Дед развел руками и отпил жижу из чашки. Все его движения были нарочито медленными, не хотел
случайно спровоцировать.Похоже модуль не мог перевести некоторые понятия, так как на кхунском не находилось аналогов. Впрочем, смысл и так очевиден. Лесть, напускное добродушие. И оно меня, конечно, ни в чем не убеждало.
Стоило отметить, в убежище не было взрослых мужских особей. По крайней мере рыбаки, выжившие копейщики и тот белошкурый стрелок отсутствовали, значит они в засаде, выжидают момента для нападения.
— Ты, Рутур, тут вождь?
— Нет, Шершень. Вождя ты загнал в хладную тоску, когда проснулся.
— А кто ты тогда, Рутур? Выглядишь не больно-то обычным. Отличаешься.
— Я хранитель, Шершень Древности, dibo sef, свидетель поколений.
— Что хранишь?
— Народ, — он пожал плечами.
— От того, чтобы они все не померли?
— Ihon. Если так случится gohibi хранителю и предкам станет немножечко неловко. Что делать хранителю, когда не осталось объектов, которые нужно хранить?
Он отпил вновь, я спросил:
— Ты знаешь мой язык?
— Малышка-кхари знает, — Рутур указал когтем на раздутую опухоль.
— У него языковой модуль, — пояснила Желчь.
А то я не понял. Спросил, чтобы молча не сидеть.
Услышать комментарий из наруча, Рутур не ожидал. Лицо его вытянулось, он широко раскрыл пасть, во всех деталях показывая клыки. Сморщился весь как-то и аккуратно хлопнул в ладоши.
— А ты, Шершень, не один вырвался из хладной тоски и добрался до rahshim opaly. Какой находчивый Borg. Мое дивление тебе kin.

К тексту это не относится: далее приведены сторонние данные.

struct StereoArgs {
    int nl, nr, frame;
    const eao_keypoint* kl; const eao_keypoint* kr;
    const uint4* dl; const uint4* dr;
    const float* scale; const float* invScale;
    float mb, mbf;
    float* uRight; float* depth; int* sad;
};
__device__ __forceinline__ int px_reflect(const uint8_t* img, int pitch, int w, int h, int x, int y) {
    x = x < 0 ? -x : (x >= w ? 2 * w - 2 - x : x);
    y = y < 0 ? -y : (y >= h ? 2 * h - 2 - y : y);
    return img[(long long)y * pitch + x];
}
__global__ __launch_bounds__(256) void k_stereo_match(const Geom* __restrict__ g, ImgSrc sl, ImgSrc sr, StereoArgs A) {
    const int lane = threadIdx.x & 63;
    const int iL = blockIdx.x * 4 + (threadIdx.x >> 6);
    if (iL >= A.nl) return;
    const eao_keypoint kpL = A.kl[iL];
    const int levelL = kpL.octave;
    const float vL = kpL.y, uL = kpL.x;
    const int row = (int)vL;
    const float minZ = A.mb, minD = -3, maxD = A.mbf / minZ;
    const float minU = uL - maxD, maxU = uL - minD;
    float outU = -1.0f, outD = -1.0f;
    int outS = -1;
    if (!(maxU < 0)) {
        const uint4 a0 = A.dl[2 * iL], a1 = A.dl[2 * iL + 1];
        unsigned best = 0xFFFFFFFFu;
        for (int iR = lane; iR < A.nr; iR += 64) {
            const eao_keypoint kr = A.kr[iR];
            const float r = 2.0f * A.scale[kr.octave];
            const int maxr = (int)ceilf(kr.y + r), minr = (int)floorf(kr.y - r);
            if (row < minr || row > maxr) continue;
            if (kr.octave < levelL - 1 || kr.octave > levelL + 1) continue;
            if (!(kr.x >= minU && kr.x <= maxU)) continue;
            const uint4 b0 = A.dr[2 * iR], b1 = A.dr[2 * iR + 1];
            const unsigned d = __popc(a0.x ^ b0.x) + __popc(a0.y ^ b0.y) + __popc(a0.z ^ b0.z) + __popc(a0.w ^ b0.w) +
                               __popc(a1.x ^ b1.x) + __popc(a1.y ^ b1.y) + __popc(a1.z ^ b1.z) + __popc(a1.w ^ b1.w);
            best = min(best, (d << 16) | (unsigned)iR);
        }
        for (int dlt = 32; dlt >= 1; dlt >>= 1) best = min(best, (unsigned)__shfl_xor((int)best, dlt));
        const int bestDist = (int)(best >> 16);
        if (best != 0xFFFFFFFFu && bestDist < refc::TH_HIGH) {
            const int bestIdxR = (int)(best & 0xFFFF);
            const float uR0 = A.kr[bestIdxR].x;
            const float sf = A.invScale[levelL];
            const int suL = (int)roundf(uL * sf), svL = (int)roundf(vL * sf), suR0 = (int)roundf(uR0 * sf);
            const int w = 5, Lw = 5;
            int pl, pr;
            const uint8_t* imgL = level_ptr(g, sl, levelL, A.frame, &pl);
            const uint8_t* imgR = level_ptr(g, sr, levelL, A.frame, &pr);
            const int lw = g->L[levelL].w, lh = g->L[levelL].h;
            const float iniu = (float)(suR0 + Lw - w), endu = (float)(suR0 + Lw + w + 1);
            if (!(iniu < 0 || endu >= (float)lw)) {
                const int cL = px_reflect(imgL, pl, lw, lh, suL, svL);
                int dL0 = 0, dL1 = 0, px0x = 0, px0y = 0, px1x = 0, px1y = 0;
                const bool has1 = lane + 64 < 121;
                px0y = lane / 11; px0x = lane - px0y * 11;
                dL0 = px_reflect(imgL, pl, lw, lh, suL - w + px0x, svL - w + px0y) - cL;
                if (has1) {
                    px1y = (lane + 64) / 11; px1x = lane + 64 - px1y * 11;
                    dL1 = px_reflect(imgL, pl, lw, lh, suL - w + px1x, svL - w + px1y) - cL;
                }
                int dists[11];
                int bestSad = 0x7FFFFFFF, bestinc = 0;
#pragma unroll
                for (int inc = -5; inc <= 5; inc++) {
                    const int cR = px_reflect(imgR, pr, lw, lh, suR0 + inc, svL);
                    int sacc = abs(dL0 - (px_reflect(imgR, pr, lw, lh, suR0 + inc - w + px0x, svL - w + px0y) - cR));
                    if (has1) sacc += abs(dL1 - (px_reflect(imgR, pr, lw, lh, suR0 + inc - w + px1x, svL - w + px1y) - cR));
                    for (int dlt = 32; dlt >= 1; dlt >>= 1) sacc += __shfl_xor(sacc, dlt);
                    dists[inc + 5] = sacc;
                    if (sacc < bestSad) { bestSad = sacc; bestinc = inc; }
                }
                if (!(bestinc == -Lw || bestinc == Lw)) {
                    float dist1 = 0, dist2 = 0, dist3 = 0;
#pragma unroll
                    for (int k = 0; k < 11; k++) {
                        if (k == Lw + bestinc - 1) dist1 = (float)dists[k];
                        if (k == Lw + bestinc) dist2 = (float)dists[k];
                        if (k == Lw + bestinc + 1) dist3 = (float)dists[k];
                    }
                    const float deltaR = (dist1 - dist3) / (2.0f * (dist1 + dist3 - 2.0f * dist2));
                    if (!(deltaR < -1 || deltaR > 1)) {
                        float bestuR = A.scale[levelL] * ((float)suR0 + (float)bestinc + deltaR);
                        float disparity = uL - bestuR;
                        if (disparity >= 0 && disparity < maxD) {
                            if (disparity <= 0) { disparity = 0.01f; bestuR = uL - 0.01f; }
                            outD = A.mbf / disparity;
                            outU = bestuR;
                            outS = bestSad;
                        }
                    }
                }
            }
        }
    }
    if (lane == 0) { A.uRight[iL] = outU; A.depth[iL] = outD; A.sad[iL] = outS; }
}

namespace eao {
namespace orb {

Мне естественно на его “дивление” плевать.
— От чего ты, Рутур, так отличаешься?
— Что интересует, Шершень?
— Хочу знать каким образом так получилось. Почему так? По какому закону так скрутилась реальность?
— Борг, а почему дитя отличается от взрослого?
— Это не ответ.
— Почему рыбак не воин?
— Ты все еще не отвечаешь.
Он высунул почерневший кончик языка:
— Я знаю Borg, что я не делаю. Тебе пересказать hantim? Расхвалить гены rahshim? Или сказать где и когда деда-Рутур первый раз вкусил мёд, полюбив звезды раз и навсегда? — пасть растянулась широко-широко.
— Мёд?
О чем он вообще?
— О, Gdoin, Borg, — рассмеявшись, он покачал головой. — Ты настолько не помнишь себя, Шершень-воитель? Такая жалость. Мое нутро sef горести от твоей непросвещённости.
Не больно-то эта тварь горевала. В словах насмешка. Меня это не зацепило: был на взводе.
Рутур достал костяную трубку из чехла, вшитого в ковер с его стороны. Один тычок когтем и забивка в чаше разгорелась. Раскурив, он выпустил сиреневые комья дыма.